Points Double the Odds (PDO) is a widely used metric to
track scorecard performance over time and measure the deterioration of
scorecard’s ranking ability. It is calculated on validation data and be compared to the fixed PDO based on benchmark data. An increase in PDO indicates deterioration in model’s ranking
performance and the scorecard hence needs to be recalibrated or even
redeveloped.
However, such use of PDO is dangerous and an acceptable PDO value may be misleading. It is not unusual to observe a stable validation PDO with poor performance which indicated by other metrics such AUC and KS. Let us go through the
calculation of PDO to see why. Assume there is an existing score to rank customers’
risk, the higher score, the less risk. We first need to fit a logistic
regression with the following form,
\[log\left ( \frac{p}{1-p} \right )=intercept + slope \times score\]
\( p \)
stands for the probability of being ‘good’. We compute PDO by solving the
following equation simultaneously,
\[log\left ( \frac{2p}{1-p} \right )=intercept + slope \times \left ( score+PDO \right )\]
\[log\left ( \frac{2p}{1-p} \right )=intercept + slope \times \left ( score+PDO \right )\]
which illustrate how increasing scores to double the odds.
As a result, \(PDO = \frac{log2}{slope}\);
However
something is missing here. How about we put on some hats on the equation?
\[\widehat{PDO}= \frac{log2}{\widehat{slope}}\]
\[\widehat{PDO}= \frac{log2}{\widehat{slope}}\]

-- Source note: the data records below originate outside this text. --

# JanSpindler/NRC-HPM-Renderer

Hardware: AMD Instinct MI355X
Metric: Msamples/s + ms/frame at 1080p, 256^3 cloud (NRC path) (higher is better)
Workload: dtype f16 (fp16 MFMA operands, fp32 accumulate; fp32 integrator)

## Files before the change

nrc-hpm-renderer_amd/csrc/nrc_api.hip:

```cpp
#include <algorithm>
#include <array>
#include <chrono>
#include <cmath>
#include <cstdio>
#include <cstdlib>
#include <cstring>
#include <fstream>
#include <map>
#include <memory>
#include <mutex>
#include <random>
#include <string>
#include <thread>
#include <unordered_map>
#include <vector>

#include <dlfcn.h>
#include <rccl/rccl.h>

#include "nrc_integrator.hpp"
#include "nrc_mlp.hpp"
#include "nrc_checkpoint.hpp"
#include "nrc_occupancy.hpp"
#include "nrc_schedule.hpp"
// ... 317 lines not shown
    {
        if (owner_ == who) owner_ = nullptr;
        last_loss_event_ = nullptr;
    }

    void infer_all(const uint32_t* filter, hipStream_t s, bool skip_zero = false, const CompositeArgs* composite = nullptr,
                   const uint32_t* live_list = nullptr, const uint32_t* live_count = nullptr, hipEvent_t done = nullptr)
    {
        if (!initialised_) throw std::logic_error("SkyRenderer ERROR: InferAndTrain before Init");
        struct Tail {
            hipEvent_t e; hipStream_t s; bool armed = false;
            ~Tail() { if (armed) { try { finish_launch_tail(s); } catch (...) { launch_tail() = LaunchTail{}; } } else if (e) (void)hipEventRecord(e, s); }
        } tail{done, s};
        const bool one = infer_batches_.size() == 1;
        size_t last_batch = infer_batches_.size();
        for (size_t i = 0; i < infer_batches_.size(); i++)
            if (filter == nullptr || filter[i] != 0) last_batch = i;
        if (!one && filter == nullptr && live_list != nullptr && composite == nullptr && skip_zero && mlp_->encodes_in_kernel()) {
            if (done) { arm_launch_tail(done); tail.armed = true; }
            mlp_->infer(d_infer_in_, d_infer_out_, infer_count_, true, s, skip_zero, nullptr, live_list, live_count);
            return;
        }
        for (size_t i = 0; i < infer_batches_.size(); i++) {
            if (filter != nullptr && filter[i] == 0) continue;
            const auto& b = infer_batches_[i];
            if (done && i == last_batch) { arm_launch_tail(done); tail.armed = true; }
            CompositeArgs ca;
            if (composite) { ca = *composite; ca.q_base = b.first; }
            mlp_->infer(d_infer_in_ + (size_t)b.first * 5, d_infer_out_ + (size_t)b.first * 3, b.second, true, s, skip_zero, composite ? &ca : nullptr,
                        one ? live_list : nullptr, one ? live_count : nullptr);
        }
    }
    bool model_has_grid() const { return mlp_->has_grid(); }
    bool encodes_in_kernel() const { return mlp_->encodes_in_kernel(); }
    bool can_pre_encode(const void* who) const { return initialised_ && mlp_->can_pre_encode() && owner_ == who && owner_frames_ >= 2; }
    void pre_encode(const float* d_train_in, int parity, hipStream_t s)
    {
        pre_features_ = mlp_->pre_encode(d_train_in, train_batch_count_ * train_batch_size_, parity, s);
        pre_source_ = d_train_in;
    }
    bool wants_live_list() const { return infer_batches_.size() == 1 || mlp_->encodes_in_kernel(); }
    bool can_composite() const { return mlp_->can_composite(); }

    void train_all(hipStream_t st, hipEvent_t ev_infer_prev, hipEvent_t ev_infer_cur = nullptr, hipEvent_t done = nullptr)
    {
        if (!initialised_) throw std::logic_error("SkyRenderer ERROR: InferAndTrain before Init");
        poll_comm();
        for (uint32_t b = 0; b < train_batch_count_; b++) {
            const size_t o = (size_t)b * train_batch_size_;
            const bool vector_read = hook_ != nullptr || (comm_ != nullptr && !sparse_grid_);
            if (pre_source_ != d_train_in_) pre_features_ = nullptr;
            const void* ready = pre_features_ != nullptr ? (const void*)((const char*)pre_features_ + o * mlp_->enc_dims() * 2) : nullptr;
            mlp_->backward(d_train_in_ + o * 5, d_train_target_ + o * 3, train_batch_size_,
                           train_batch_size_ * loss_norm_factor_, st, vector_read, ready);
            if (comm_ || hook_) mlp_->guard_stale();
            if (comm_ && sparse_grid_) exchange_sparse(st);
            else if (comm_ && exchange_half_) exchange_half(st, mlp_->n_params());
            else if (comm_) Rccl::get().check(Rccl::get().all_reduce(mlp_->grad_ptr(), mlp_->grad_ptr(), (size_t)mlp_->n_params() + 2, ncclFloat,
                                                               ncclSum, comm_, st), "ncclAllReduce");
            if (hook_) {
                if (exchange_half_) round_grad_half(st, mlp_->n_params());
                hook_(hook_user_, mlp_->grad_ptr(), mlp_->n_params(), mlp_->loss_ptr(), (void*)st);
                if (exchange_half_) round_grad_half(st, mlp_->n_params(), true);
            }
            if (vector_read) mlp_->grad_vector_is_source();
            if (b == 0 && ev_infer_prev) NRC_HIP(hipStreamWaitEvent(st, ev_infer_prev, 0));
            if (b == 1 && ev_infer_cur) NRC_HIP(hipStreamWaitEvent(st, ev_infer_cur, 0));
            loss_pushed_++;
            const bool last = b + 1 == train_batch_count_;
            hipEvent_t after = (last && done) ? done : ev_loss_;
            LaunchTailScope tail(st, after);
            const bool published = mlp_->optimizer_step(st, loss_pushed_, d_loss_cell_);
            if (!published) {
                launch_last(k_publish_loss, dim3(1), dim3(1), 0u, st, (const float*)mlp_->loss_ptr(), loss_pushed_, d_loss_cell_);
                NRC_HIP(hipGetLastError());
            }
            tail.finish();
            last_loss_event_ = after;
        }
        if (train_batch_count_ == 0 && done) NRC_HIP(hipEventRecord(done, st));
        pre_features_ = nullptr;
    }

    void ensure_grid_lists(uint32_t n_lists)
    {
        const uint32_t cap = mlp_->grid_list_capacity(train_batch_size_);
        if (cap == grid_cap_ && n_lists <= grid_lists_) return;
        NRC_HIP(hipDeviceSynchronize());
        if (d_grid_send_) dev_free(d_grid_send_);
        if (d_grid_recv_) dev_free(d_grid_recv_);
        grid_cap_ = cap;
        grid_lists_ = n_lists;
        dev_alloc(&d_grid_send_, Mlp::grid_list_words(cap) * 4, "d_grid_send_");
        dev_alloc(&d_grid_recv_, Mlp::grid_list_words(cap) * 4 * n_lists, "d_grid_recv_");
    }
    void exchange_half(hipStream_t st, uint32_t n)
    {
        Rccl& r = Rccl::get();
        if (!r.group_start || !r.group_end) fail("librccl lacks ncclGroupStart / ncclGroupEnd");
        start_exchange_half(st, n);
        RcclGroup group(r);
        r.check(r.all_reduce(d_grad_half_, d_grad_half_, n, ncclHalf, ncclSum, comm_, st), "ncclAllReduce");
        r.check(r.all_reduce(mlp_->loss_ptr(), mlp_->loss_ptr(), 2, ncclFloat, ncclSum, comm_, st), "ncclAllReduce");
        group.end();
        finish_exchange_half(st, n);
    }
    void start_exchange_half(hipStream_t st, uint32_t n)
// ... 2417 lines not shown
```

nrc-hpm-renderer_amd/csrc/nrc_mlp.hip:

```cpp
#include "nrc_mlp.hpp"

#include <algorithm>
#include <cmath>
#include <cstdio>
#include <cstdlib>
#include <cstring>
#include <type_traits>

namespace nrc {

using half_t = _Float16;
using half8 = _Float16 __attribute__((ext_vector_type(8)));
using f32x16 = float __attribute__((ext_vector_type(16)));

namespace {

constexpr int ENC = 80;
constexpr int WIDTH = 64;
constexpr int KS0 = ENC / 16;
constexpr int KSH = WIDTH / 16;
constexpr int MT = WIDTH / 32;

__host__ __device__ inline int fmap80(int s, int h, int j)
{
// ... 1872 lines not shown
        }                                                                                                          \
    }
    NRC_WG_LOAD(a0, b0, 0)
    for (int s = 0; s < ksteps; s += 2 * U) {
        NRC_WG_LOAD(a1, b1, s + U)
        NRC_WG_MMA(a0, b0, s)
        NRC_WG_LOAD(a0, b0, s + 2 * U)
        NRC_WG_MMA(a1, b1, s + U)
    }
#undef NRC_WG_LOAD
#undef NRC_WG_MMA
#pragma unroll
    for (int t = 0; t < NTL; t++) {
        float* o = slab + T.param_off + 32u * (uint32_t)t + (uint32_t)r;
#pragma unroll
        for (int reg = 0; reg < 16; reg++) {
            const uint32_t row = (reg & 3) + 8 * (reg >> 2) + 4 * h;
            if (row < T.m_valid && bv[t]) o[(size_t)row * T.in_dim] = acc[t][reg];
        }
    }
}
#ifndef NRC_WGRAD2_MIN_WAVES
#define NRC_WGRAD2_MIN_WAVES 2
#endif
__global__ __launch_bounds__(WGRAD2_WAVES * 64, NRC_WGRAD2_MIN_WAVES) void k_wgrad2(const half_t* __restrict__ deltas, const half_t* __restrict__ acts, uint32_t n,
                                                             uint32_t chunk, uint32_t rows_d, uint32_t rows_a,
                                                             const WgradTask* __restrict__ tasks, int n_tasks, float* __restrict__ slabs,
                                                             uint32_t n_params)
{
    NRC_RAISE_WAVE_PRIORITY(1);
    const int lane = threadIdx.x & 63, wave = threadIdx.x >> 6;
    const int task = __builtin_amdgcn_readfirstlane((int)blockIdx.y * WGRAD2_WAVES + wave);
    if (task >= n_tasks) return;
    const WgradTask T = tasks[task];
    const uint32_t k0 = blockIdx.x * chunk;
    const uint32_t left = n - k0;
    const int ksteps = (int)((left < chunk ? left : chunk) >> 4);
    float* slab = slabs + (size_t)blockIdx.x * n_params;
    if constexpr (WGRAD2_NTL == 1) {
        wgrad_task<1>(T, deltas, acts, k0, ksteps, rows_d, rows_a, slab, lane);
    } else if constexpr (WGRAD2_NTL == 2) {
        if (T.n_tiles == 1) wgrad_task<1>(T, deltas, acts, k0, ksteps, rows_d, rows_a, slab, lane);
        else wgrad_task<2>(T, deltas, acts, k0, ksteps, rows_d, rows_a, slab, lane);
    } else {
        switch (T.n_tiles) {
        case 1: wgrad_task<1>(T, deltas, acts, k0, ksteps, rows_d, rows_a, slab, lane); break;
        case 2: wgrad_task<2>(T, deltas, acts, k0, ksteps, rows_d, rows_a, slab, lane); break;
        case 3: wgrad_task<3>(T, deltas, acts, k0, ksteps, rows_d, rows_a, slab, lane); break;
        default: wgrad_task<4>(T, deltas, acts, k0, ksteps, rows_d, rows_a, slab, lane); break;
        }
    }
}
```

What is the implication of those hats? The hats means PDO,
as well as the slope, is a statistic calculated from a sample with uncertainty. Fortunately, the
uncertainty can be measured by interval estimate. Since only the increase in
PDO is of concerned, a percentile estimate on the right tail, 95th
percentile for instance, noted as \(\widehat{PDO_{95}}\),
can be used as another metric to
measure model’s deterioration. In addition, \(\widehat{PDO_{95}}= \frac{log2}{\widehat{slope_{5}}} \),
and \(\widehat{slope_{5}}\) is
easy to calculated by using normal approximation.
A
typical case is that a modeler observes the PDO in validation is 20.5 compared
to 20 in benchmark, which seems acceptable, but the 95th percentile
of validation PDO is 25 and indicates the scorecard’s stability may be
questionable. A one-side hypothesis test can be formulated to check whether the
PDO estimate is significantly less than a pre-specified threshold.
BTW,
people may ask a question—do we also need
to consider the interval estimates of KS and AUC, since both of them are
estimates with uncertainty? The answer is usually NO. The interval
estimates of Kolmogrov-Simirnov statistic and Mann–Whitney U statistic do not
depend on the score empirical distributions in good and bad groups, although do
their point estimates. In other words, scorecard deterioration has impact only on
the point estimates of KS and AUC (instead, a change in two samples’ bad rates
does relate to two interval estimates, but the magnitude is small in
real world case), and thus their estimated values are directly comparable
without the concern on uncertainty. However the scorecard deterioration may have
impact on one or both of mean and variance estimates of PDO. Checking on one but
ignoring the other would miss the critical information.